Just a question, but have you already tried it on a separate circuit and a shorter extension cord? Or did we move past that possibility and I just missed it.
Is it oiled or oiless?


----------



## Jasonrkba (Nov 1, 2016)

I'm doing that in the morning. It is oiless.

Thanks. Jason.


----------



## Jasonrkba (Nov 2, 2016)

Plugged directly into the wall and it worked like a charm! Guess it was the extension cord.

Thank you everyone who responded to this thread.


----------



## Marshy (Nov 2, 2016)

Your motor is rated at 14.5 full load amps. In-rush current on motor starts can be significantly higher. The amp draw is compounded because of the extension cord. Glad you found the solution. Remember KISS. Keep It Simple Stupid.


----------



## Spring1898 (Nov 2, 2016)

You might still be able to get away with a shorter and heavier gauge extension cord. That should mitigate the drop and give you more flexibility


----------



## Okie (Dec 8, 2016)

I did not read all of this thread:

But to answer your question about what usually causes the motor to lock up and flame out on a electric air compressor is the piston head on the compressor does not unload the pressure off the piston so as the motor can get a running start at a unloaded piston.
You should hear a pist (air spew) immediately when the compressor shuts off when the cutoff pressure switch operates.
If you can bleed off the air pressure from 100 psi to around 25 and it starts ok this tells you it's most likely not unloading.
If you hear air constantly leaking when it shuts off it's the air supply main check valve leaking back to the compressor.
Some cheapo unit use what is called a genie valve, it's a combo check and unloader and it's common for those to fail.

If you do not hear this one time air spew WHEN THE COMPRESSPR RUNS IT'S COMPLETE CYCLE) your UNLOADER is not operating which is usually built into the pressure switch on the small air compressors. You can research such on-line.

Now keep in mind if the compressor is running and gets' up to a pressure of say 80 lbs and it normally cuts off at a higher pressure and you unplug it or it losing incoming voltage the compressor won't unload from the pressure switch unload because it did not complete it's cycle. A genie valve will unload because it sense no air flow and the larger industrial compressors sense when to unload by using a centrifugal unloader built into the compressor PUMP. (anytime the PUMP is not rotating it's in the unload state) This mechanically protects the driver motor from a lock-up seizure.

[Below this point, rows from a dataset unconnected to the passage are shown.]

template <int NT>
__device__ __forceinline__ void block_reduce_stat(float& m, uint32_t& idx, float& sum, RowStat* scratch)
{
#pragma unroll
    for (int off = 32; off > 0; off >>= 1)
        {
            float om = __shfl_xor(m, off);
            uint32_t oi = __shfl_xor(idx, off);
            float os = __shfl_xor(sum, off);
            if (stat_better(om, oi, m, idx))
                {
                    m = om;
                    idx = oi;
                }
            sum += os;
        }
    constexpr int NW = NT / 64;
    const int lane = threadIdx.x & 63, wave = threadIdx.x >> 6;
    if (NW > 1)
        {
            if (lane == 0) scratch[wave] = RowStat{m, idx, sum, 0};
            __syncthreads();
            if (threadIdx.x == 0)
                {
                    for (int w = 1; w < NW; ++w)
                        {
                            RowStat s = scratch[w];
                            if (stat_better(s.max, s.idx, m, idx))
                                {
                                    m = s.max;
                                    idx = s.idx;
                                }
                            sum += s.sum;
                        }
                }
        }
}

template <class PT>
__global__ void __launch_bounds__(PT::NT) acq_code_fft_kernel(const float2* __restrict__ codes,
    float2* __restrict__ code_fft, const float2* __restrict__ tw, typename PT::PlanT plan, uint32_t consumed, uint32_t lead)
{
    extern __shared__ float2 lds[];
    const uint32_t p = blockIdx.x;
    const float2* c = codes + (size_t)p * consumed;
    float2* out = code_fft + (size_t)p * plan.n;
    const int valid = (int)plan.n - (int)lead;
    auto load = [&](int i) -> float2 {
        int k = i - (int)lead;
        return (k >= 0 && k < valid) ? c[k] : make_float2(0.f, 0.f);
    };
    auto store = [&](int i, float2 v) { out[i] = v; };
    PT::run(plan, lds, tw, load, store);
}

template <class PT, int IT>
__global__ void __launch_bounds__(PT::NT) acq_forward_kernel(const void* __restrict__ iq, uint64_t block_stride,
    const float2* __restrict__ wipe, float2* __restrict__ X, const float2* __restrict__ tw, typename PT::PlanT plan,
    uint32_t consumed, XMap xm)
{
    extern __shared__ float2 lds[];
    const uint32_t b = blockIdx.x, d = blockIdx.y;
    const size_t base = (size_t)b * block_stride;
    const float2* w = wipe + (size_t)d * plan.n;
    float2* out = X + xm.off(b, d);
    const int ext = (int)(xm.stride - plan.n);
    auto load = [&](int i) -> float2 {
        if (i >= (int)consumed) return make_float2(0.f, 0.f);
        return gsdr::fft::cmul(load_item<IT>(iq, base + i), w[i]);
    };
    auto store = [&](int i, float2 v) {
        out[i] = v;
        if (i < ext) out[plan.n + i] = v;
    };
    PT::run(plan, lds, tw, load, store);
}

template <class PT, class = void>
struct requires_subplan : std::false_type
{
};
template <class PT>
struct requires_subplan<PT, std::void_t<typename PT::SubPlan>> : std::true_type
{
};

template <class PT, int IT>
__global__ void __launch_bounds__(256) acq_forward4_cols_kernel(const void* __restrict__ iq, uint64_t block_stride,
    const float2* __restrict__ wipe, float2* __restrict__ scratch, const float2* __restrict__ tw, uint32_t consumed,
    uint32_t D)
{
    using gsdr::pk::c2;
    constexpr int R = PT::R, N2 = PT::N2, N = PT::N;
    const uint32_t row = blockIdx.y;
    const uint32_t b = row / D, d = row - (row / D) * D;
    const int n2 = (int)(blockIdx.x * 256 + threadIdx.x);
    if (n2 >= N2) return;
    const size_t base = (size_t)b * block_stride;
    const float2* w = wipe + (size_t)d * N;
    c2 v[R];
#pragma unroll
    for (int n1 = 0; n1 < R; ++n1)
        {
            const int i = n1 * N2 + n2;
            v[n1] = i < (int)consumed ? gsdr::pk::from(gsdr::fft::cmul(load_item<IT>(iq, base + i), w[i]))
                                      : c2{0.0f, 0.0f};
        }
    gsdr::pk::Dft<R>::run(v);
    const gsdr::fft::ColTwiddles<R> cw(tw, n2);
    float2* out = scratch + (size_t)row * N;
    out[n2] = gsdr::pk::to(v[0]);
#pragma unroll
    for (int k1 = 1; k1 < R; ++k1) out[(size_t)k1 * N2 + n2] = gsdr::pk::to(gsdr::pk::mul(v[k1], cw(k1)));
}

template <class PT>
__global__ void __launch_bounds__(PT::NT) acq_forward4_rows_kernel(const float2* __restrict__ scratch,
    float2* __restrict__ X, const float2* __restrict__ tw_sub, uint32_t nrows, uint32_t xstride)
{
    using gsdr::pk::c2;
    using SP = typename PT::SubPlan;
    constexpr int R = PT::R, N2 = PT::N2, N = PT::N;
    extern __shared__ float2 lds_raw[];
    const uint32_t id = blockIdx.x, full = nrows >> 3;
    uint32_t row, k1;
    if (id < full * 8u * R)
        {
            const uint32_t xcd = id & 7u, slot = id >> 3;
            row = (slot / R) * 8u + xcd;
            k1 = slot - (slot / R) * R;
        }
    else
        {
            const uint32_t t = id - full * 8u * R;
            row = full * 8u + t / R;
            k1 = t - (t / R) * R;
        }
    const c2* rk = reinterpret_cast<const c2*>(scratch) + (size_t)row * N + (size_t)k1 * N2;
    float2* out = X + (size_t)row * xstride;
    const int ext = (int)(xstride - (uint32_t)N);
    auto ld = [&](int, int, int i) -> c2 { return rk[i]; };
    auto st = [&](int k2, c2 v, int) {
        const int k = (int)k1 + R * k2;
        out[k] = gsdr::pk::to(v);
        if (k < ext) out[N + k] = gsdr::pk::to(v);
    };
    SP::template run<false>(reinterpret_cast<c2*>(lds_raw), tw_sub, ld, st, [] {});
}

template <class PT, bool GRID>
__global__ void __launch_bounds__(PT::NT) acq_correlate_kernel(const float2* __restrict__ X,
    const float2* __restrict__ code_fft, RowStat* __restrict__ stats, float* __restrict__ grid,
    const float2* __restrict__ tw, typename PT::PlanT plan, uint32_t D, uint32_t P, uint32_t prn_slot_for_grid, XMap xm)
{
    extern __shared__ float2 lds[];
    RowStat* scratch = reinterpret_cast<RowStat*>(lds + gsdr::fft::lds_elems_dev(plan));
    const uint32_t N = plan.n;
    uint32_t d, p, b;
    if (GRID)
        {
            d = blockIdx.x;
            p = prn_slot_for_grid;
            b = blockIdx.y;
        }
    else
        {
            const uint32_t nrows = gridDim.y * D;
            const uint32_t id = blockIdx.y * gridDim.x + blockIdx.x;
            const uint32_t full = nrows >> 3;
            uint32_t row;
            if (id < full * 8u * P)
                {
                    const uint32_t xcd = id & 7u, slot = id >> 3;
                    row = (slot / P) * 8u + xcd;
                    p = slot - (slot / P) * P;
                }
            else
                {
                    const uint32_t t = id - full * 8u * P;
                    row = full * 8u + t / P;
                    p = t - (t / P) * P;
                }
            b = row / D;
            d = row - b * D;
        }
    const float2* x = X + xm.off(b, d);
    const float2* c = code_fft + (size_t)p * N;
    float best = -1.0f, sum = 0.0f;
    uint32_t bidx = 0xffffffffu;
    auto load = [&](int i) -> float2 {
        float2 a = x[i], k = c[i];
        return make_float2(a.x * k.x + a.y * k.y, a.x * k.y - a.y * k.x);
    };
    auto store = [&](int i, float2 v) {
        const float m = v.x * v.x + v.y * v.y;
        if (GRID) grid[(size_t)d * N + i] = m;
        if (stat_better(m, (uint32_t)i, best, bidx))
            {
                best = m;
                bidx = (uint32_t)i;
            }
        sum += m;
    };
    PT::run(plan, lds, tw, load, store);
    if (!GRID)
        {
            block_reduce_stat<PT::NT>(best, bidx, sum, scratch);
            if (threadIdx.x == 0) stats[((size_t)b * P + p) * D + d] = RowStat{best, bidx, sum, 0};
        }
}

enum CodeSrc
{
    kCodeVgpr = 0,
    kCodeDirect = 1,
    kCodeLds = 2,
    kCodeLane = 3
};

constexpr int lane_order_slot(int i, int nb1, int r1) { return (i % nb1) * r1 + i / nb1; }
constexpr bool lane_order_bijective(int nb1, int r1)
{
    for (int i = 0; i < nb1 * r1; ++i)
        {
            const int s = lane_order_slot(i, nb1, r1);
            if (s < 0 || s >= nb1 * r1 || (s % r1) * nb1 + s / r1 != i) return false;
        }
    return true;
}

template <class MP, int CS>
constexpr size_t pk_fft_bytes()
{
    constexpr size_t piece = (size_t)(MP::NT / 64) * 1024;
    return CS == kCodeLds || CS == kCodeLane ? (MP::lds_bytes() + piece - 1) / piece * piece : MP::lds_bytes();
}

enum TwSrc
{
    kTwGlobal = 0,
    kTwLds = 1
};

constexpr int tw_mid_index(int r, int k, int ns2) { return (r - 1) * ns2 + k; }
constexpr int tw_mid_elems(int tw, int r2, int ns2) { return tw == kTwLds ? (r2 - 1) * ns2 : 0; }
constexpr int tw_last_elems(int tw, int ns3) { return tw == kTwLds ? ns3 : 0; }

template <class MP, int CS>
constexpr size_t pk_tw_offset()
{
    return pk_fft_bytes<MP, CS>() + (size_t)2 * (MP::NT / 64) * sizeof(RowStat);
}
template <class MP, int TW>
constexpr size_t pk_tw_bytes()
{
    constexpr int R2 = MP::N / (MP::R1 * MP::RL);
    return (size_t)(tw_mid_elems(TW, R2, MP::R1) + tw_last_elems(TW, MP::NSL)) * sizeof(gsdr::pk::c2);
}
template <class MP, int CS, int TW>
constexpr size_t pk_corr_lds_bytes()
{
    return pk_tw_offset<MP, CS>() + pk_tw_bytes<MP, TW>();
}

Summary: Most likely your unloader. Research such online and watch you tube video and read your owners manual.


----------



## Jasonrkba (Dec 8, 2016)

Lots of good info on this thread. It turned out to to be under amping due to the long extension cord.


----------



## ncpete (Jan 1, 2017)

Jasonrkba said:


> Plugged directly into the wall and it worked like a charm! Guess it was the extension cord.
> 
> Thank you everyone who responded to this thread.



Rule of thumb with compressors, always use more hose. And never extension cords.


----------



## Okie (Jan 1, 2017)

ncpete said:


> Rule of thumb with compressors, always use more hose. And never extension cords.



AMEN


----------



## Jasonrkba (Jan 9, 2017)

Sometimes we learn the hard way, but hopefully others will benefit.


----------



## jr27236 (Jan 11, 2017)

You didn't learn the hard way. Not only learning about the function of a compressor, you learned about the electrical requirements of it. Before any large electric hungry appliance is installed always have proper electric service to it. Most of older and current wall circuits are 15amp 14gauge wire (with a ground) In you case I believe you said you had two wire (no separate ground) that compressor is rated at pulling 15amps (max capacity of breaker in the box)and not taking into account what else is on that circuit, hence the tripping of the breaker. Rewire your basement walls with 12gauge wire and a 20 amp breaker in the box with 20 amp rated outlets and your problem with safely be resolved. NEVER up a breaker by itself because it trips to cover amperage requirements. Always remember the weak link in electric circuits always has to be the breaker NEVER the wire or outlet or you'll turn it into a glow plug and burn your house down.


----------



## Jasonrkba (Jan 12, 2017)

Thank you. Great info.


----------